The two performances that stand out are those of Lilli Palmer who is magnificent as Beatrice and Lino Ventura as Morel, a morally vacuous art dealer who observes Modigliani’s decline like a vulture circling a dying body.

As one would expect from Becker there is a wonderful sense of period and place and his direction is taut.

There are weaknesses to be sure but one accepts those in exchange for its strengths and the film has a special quality that is hard to define.

Becker was one of the select few that received approval from the Cahiers du Cinema/New Wave contingent.

Jean Luc Godard’s appraisal is insightful: “Everything rings true in this totally false film. Everything is illuminated in this obscure film.”

Ophuls died shortly before the film was released and within two years both Philippe and Becker had passed away. Ars longa. Vita brevis.

The eternal light from beyond

I am convinced that only those people can really appreciate this movie whose title is either “Modigliani”, “Les Amants De Montparnasse” or “Montparnasse 19”, who are aware that the last year of life of the Italian-French painter Amedeo Modigliani (1884-1920) who died with 36 years, was played by Gérard Philipe, who was lethally sick during the shooting of this movie and died shortly after its release, 1959, with 36 years – on one of the two diseases that Modigliano had himself and exactly in his age. Further, this movie was directed by Jacques Becker – after the sudden death of Max Ophüls. Becker, too, died only 2 years after this movie. Since it is clear that Philipe knew that his days were counted and since one can assume that also Becker knew about his own few remaining months, this movie, suddenly, does not look like kitsch anymore. I just would like to mention that famous scene, where “Modi” says: “Jeanne, on the other side, there will be eternal joy, isn’t that so, Jeanne?”. Philipe’s tears are probably real. In another famous scene, where Modi is going to be humiliated by an American billionaire, he quotes Van Gogh: “I have to drink a lot to get that splendid yellow back that I found last summer”. These words could be Philipe’s own words. Fassbinder who dedicated his movie “Despair” amongst two others to Van Gogh called this phenomenon “A Trip Into The Light”.

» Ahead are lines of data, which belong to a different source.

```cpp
int zf_flow_log_prob_segment(zf_flow_t* h, int op_begin, int op_end, const float* x,
                             const float* c, const float* log_det_in, float* log_prob,
                             double* nll_sum, void* workspace, int64_t N, void* stream) {
  if (!h) return zf::einval("handle is NULL");
  if (!log_prob) return zf::einval("log_prob is NULL");
  if (h->host.latent == ZF_LATENT_NONE) return zf::einval("flow has no latent distribution");
  if (nll_sum && !workspace) return zf::einval("nll_sum requires a workspace");
  if (N == 0) {
    if (nll_sum) ZF_TRY_HIP(hipMemsetAsync(nll_sum, 0, sizeof(double), (hipStream_t)stream));
    return ZF_OK;
  }
  double* part = (double*)workspace;
  int rc = zf::launch_flow<false>(h, op_begin, op_end, x, c, nullptr, log_det_in, nullptr,
                                  log_prob, part, N, stream);
  if (rc) return rc;
  if (nll_sum) return zf_flow_nll_reduce(workspace, N, nll_sum, stream);
  return ZF_OK;
}

int zf_flow_nll_reduce(const void* workspace, int64_t N, double* nll_sum, void* stream) {
  if (!workspace || !nll_sum) return zf::einval("NULL argument");
  if (N <= 0) {
    ZF_TRY_HIP(hipMemsetAsync(nll_sum, 0, sizeof(double), (hipStream_t)stream));
    return ZF_OK;
  }
  const long long blocks = (N + zf::kBlockRows - 1) / zf::kBlockRows;
  hipLaunchKernelGGL(zf::reduce_partials, dim3(1), dim3(zf::kReduceThreads), 0, (hipStream_t)stream,
                     (const double*)workspace, blocks, nll_sum);
  ZF_CHECK_LAUNCH("reduce_partials");
  return ZF_OK;
}

int zf_flow_log_prob(zf_flow_t* h, const float* x, const float* c, float* log_prob,
                     double* nll_sum, void* workspace, int64_t N, void* stream) {
  if (!h) return zf::einval("handle is NULL");
  return zf_flow_log_prob_segment(h, 0, h->host.n_ops, x, c, nullptr, log_prob, nll_sum,
                                  workspace, N, stream);
}

int zf_flow_forward(zf_flow_t* h, int op_begin, int op_end, const float* x, const float* c,
                    float* y, const float* log_det_in, float* log_det, int64_t N, void* stream) {
  return zf::launch_flow<false>(h, op_begin, op_end, x, c, y, log_det_in, log_det, nullptr,
                                nullptr, N, stream);
}

int zf_flow_inverse(zf_flow_t* h, int op_begin, int op_end, const float* z, const float* c,
                    float* x, int64_t N, void* stream) {
  if (!x && N > 0) return zf::einval("x is NULL");
  return zf::launch_flow<true>(h, op_begin, op_end, z, c, x, nullptr, nullptr, nullptr, nullptr,
                               N, stream);
}

// ... 56 lines not shown
```

zenflow_amd/csrc/zf_flow_dev.h:

```cpp
#pragma once
#include "zf_act.h"
#include "zf_internal.h"
#include "zf_random.h"
#include "zf_spline.h"

#include <cstdint>
#include <vector>

namespace zf {

typedef float floatx16 __attribute__((ext_vector_type(16)));
typedef float floatx4 __attribute__((ext_vector_type(4)));

constexpr int kTile = 32;
constexpr int kMaxOps = 64;

struct DevOp {
  int kind, shift, K, S;
  int n_hidden, dt, dc, DC;
  int KS0, T_last, nslot_mask, act;
  long long w[17];
  long long b[17];
  long long bn;
  long long sb;
// ... 255 lines not shown
        double acc = 0.0;
        for (int w = 0; w < NW; ++w) acc += s_part[w];
        const long long b0 = slot >= 0 ? slot : (long long)blockIdx.x * pstride;
        block_partial[b0] = acc;
        for (int k = 1; k < pstride; ++k)
          if (b0 + k < nparts) block_partial[b0 + k] = 0.0;
      }
    }
  }
  flow_out_rows(xs, s, hh, rot, D, row, valid, ld, y_out, ld_out);
}

struct X3Launch {
  const DevFlow* desc;
  const float* blob;
  const void* x3;
  const float *x, *c;
  float* y;
  const float* ld_in;
  float *ld_out, *lp;
  double* part;
  long long nparts;
  int op_begin, op_end;
  long long N;
  unsigned long long seed;
  int gen;
  int K, D, C, T;
  int NT;
  bool oact;
  int aset;
  int par_bytes;
  float* res_state = nullptr;
  int res_blocks = 0, res_slots = 0, res_span = 0;
  hipStream_t stream;
};
int launch_flow_x3(const X3Launch& a, bool inverse);
int x3_resident_mode();
bool x3_resident_fits(const zf_flow_desc& desc, X3Launch& a, bool inverse, int ncu);
bool x3_eligible(const zf_flow_desc& desc, int HP, int* K);
struct LayeredFlow;
int layered_create(const zf_flow_desc& desc, const float* natural, int64_t n, LayeredFlow** out);
void layered_destroy(LayeredFlow* L);
int layered_run(LayeredFlow* L, const DevFlow& F, const float* packed, bool inverse, int op_begin, int op_end,
                const float* x, const float* c, float* y, const float* ld_in, float* ld_out, float* lp, double* part,
                long long N, hipStream_t st, unsigned long long seed, int gen);
int x3_last_tiles(int K);
int x3_pairs(const zf_flow_desc& desc);
int x3_buf_tiles(const zf_flow_desc& desc, int T, int K);
size_t x3_lds_bytes(int TB, int D, int NT, int par_bytes);
int x3_scheme();
int x3_scheme_for(const zf_flow_desc& desc);
void x3_pack(const zf_flow_desc& desc, const float* nat, int T, int NT, int Kp, DevFlow& F, float* packed,
             std::vector<uint16_t>& stream);

}
```

zenflow_amd/csrc/zf_flow_x3.hip:

```cpp
#include "zf_flow_x3_kernel.h"

#include <cmath>
#include <cstdint>
#include <cstdlib>
#include <cstring>
#include <vector>

namespace zf {

int launch_x3_k8(const X3Launch& a, bool inverse);
int launch_x3_k16(const X3Launch& a, bool inverse);
int launch_x3_k32(const X3Launch& a, bool inverse);
int launch_x3_k64(const X3Launch& a, bool inverse);

namespace {

uint16_t bf16_rne(float f) {
  uint32_t u;
  std::memcpy(&u, &f, 4);
  if ((u & 0x7fffffffu) > 0x7f800000u) return (uint16_t)((u >> 16) | 0x40);
  u += 0x7fffu + ((u >> 16) & 1u);
  return (uint16_t)(u >> 16);
}

// ... 23 lines not shown
    if (op.act != ZF_ACT_SWISH && x3_scheme() == 3) return false;
    if (op.knots < 2) return false;
    if (op.knots > K) K = op.knots;
  }
  const int Kp = x3_padded_knots(K);
  if (HP > 256 || desc.dim > 64 || Kp == 0) return false;
  *K_out = Kp;
  return true;
}

int x3_resident_mode() {
  const char* env = std::getenv("ZF_X3_RESIDENT");
  if (env && env[0] == '0' && env[1] == 0) return 0;
  if (env && env[0] == '1' && env[1] == 0) return 1;
  return -1;
}

bool x3_resident_fits(const zf_flow_desc& desc, X3Launch& a, bool inverse, int ncu) {
  if (a.NT != 2 || a.T != 4 || a.oact || ncu <= 0 || a.N <= 0) return false;
  const int dt = desc.dim / 2;
  if (dt > 2) return false;
  bool in_range = false;
  for (int i = 0; i < desc.n_ops; ++i) {
    if (desc.ops[i].kind != ZF_OP_NSC) continue;
    if (desc.ops[i].n_hidden != 2) return false;
    if (i >= a.op_begin && i < a.op_end) in_range = true;
  }
  if (!in_range) return false;
  const int TL = dt == 1 ? x3_last_tiles_one(a.K) : x3_last_tiles(a.K);
  const long long span = 4ll * (2 * 4 * 2 * 1024) + 4ll * (2 * TL * 2 * 1024);
  const long long nslots = (a.N + 127) / 128;
  const long long slots = (nslots + ncu - 1) / ncu;
  if (slots > (1 << 20)) return false;
  if (x3_res_lds_bytes((size_t)span, a.par_bytes, a.D + a.C, 4 * slots) > 160 * 1024) return false;
  if (a.K != 16 || dt != 2) return false;
  a.res_blocks = ncu;
  a.res_slots = (int)slots;
  a.res_span = (int)span;
  return true;
}

int x3_padded_knots(int K) {
  if (K < 2) return 0;
  if (K <= 8) return 8;
  if (K <= 16) return 16;
  if (K <= 32) return 32;
  if (K <= 64) return 64;
  return 0;
}

int x3_param_of(int jp, int Kp, int K, float* fill) {
  if (jp < Kp) {
    *fill = -1099511627776.0f;
    return jp < K ? jp : -1;
  }
  if (jp < 2 * Kp) {
    *fill = -1099511627776.0f;
    return jp - Kp < K ? K + (jp - Kp) : -1;
  }
  const int q = jp - 2 * Kp;
  *fill = q == K - 1 ? 0.0f : __builtin_nanf("");
  return q < K - 1 ? 2 * K + q : -1;
}

int x3_scheme() {
  const char* env = std::getenv("ZF_X3_SCHEME");
  if (env && std::strcmp(env, "bf16x3") == 0) return 3;
  return 2;
// ... 198 lines not shown
```

zenflow_amd/csrc/zf_flow_x3_kernel.h:

```cpp
#pragma once
#include "zf_flow_dev.h"

#include <cmath>
#include <cstdint>
#include <cstdlib>
#include <cstring>
#include <utility>
#include <vector>

namespace zf {
namespace {

typedef float floatx2 __attribute__((ext_vector_type(2)));
typedef __bf16 bf16x2 __attribute__((ext_vector_type(2)));
typedef __bf16 bf16x8 __attribute__((ext_vector_type(8)));
typedef _Float16 halfx2 __attribute__((ext_vector_type(2)));
typedef _Float16 halfx8 __attribute__((ext_vector_type(8)));

template <int NT>
struct XT;
template <>
struct XT<3> {
  using E = bf16x8;
  static constexpr int kProd = 6;
// ... 1388 lines not shown
#pragma unroll
        for (int j = 0; j < K - 1; ++j) sl[j] = P[2 * K + j];
#ifndef ZF_X3_EXECBIN
#define ZF_X3_EXECBIN 1
#endif
        const auto spf = [](float v) { return v == 0.f ? 1.f : x3_squareplus_t<OACT>(v); };
        if constexpr (ZF_X3_EXECBIN && K % 8 == 0) bin = rqs_bin_exec<!INV, K>(xv, w, hg, sl, spf, padlast);
        else bin = rqs_bin_monotone<!INV, K>(xv, w, hg, sl, spf, padlast);
        X3M(13);
      }
      float yv;
      if (!INV) {
        float l;
        x3_forward_eval(xv, bin, yv, l);
        ldv = dact ? l : 0.f;
      } else {
        yv = rqs_inverse_eval(xv, bin);
      }
      if (dact) *xp = yv;
    }
    wave_lds_sync();
    if (!INV) {
      const X3Halves q = x3_halves(ldv);
      ldn = ldn + q.lo;
      if (2 * pr + 1 < dt) ldn = ldn + q.hi;
    }
  }
  if (!INV) ld = ld + ldn;
  X3T(5);
}

constexpr int kX3ResWaves = 12;

inline size_t x3_res_lds_bytes(size_t span, int par_bytes, int DS, long long tiles_per_block) {
  return span + (size_t)par_bytes + (size_t)kX3ResWaves * 2 * (DS + 1) * 32 * 4 + (size_t)tiles_per_block * 8;
}
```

It is a famous as well as sad fact that his contemporaries put as many obstacles as they could in the way of Jacques Becker, so that he was able to realize only a good dozen of movies. Today, half a century after Becker’s death, “Modigliani” is still not available. The only American VHS edition is long out of print, and one pays horrendous prices for a copy. And the worst: not even in France, this film is available, neither as VHS nor DVD. So you must go through a lot pain, if you want to watch this masterpiece. But it is worth, I assure you.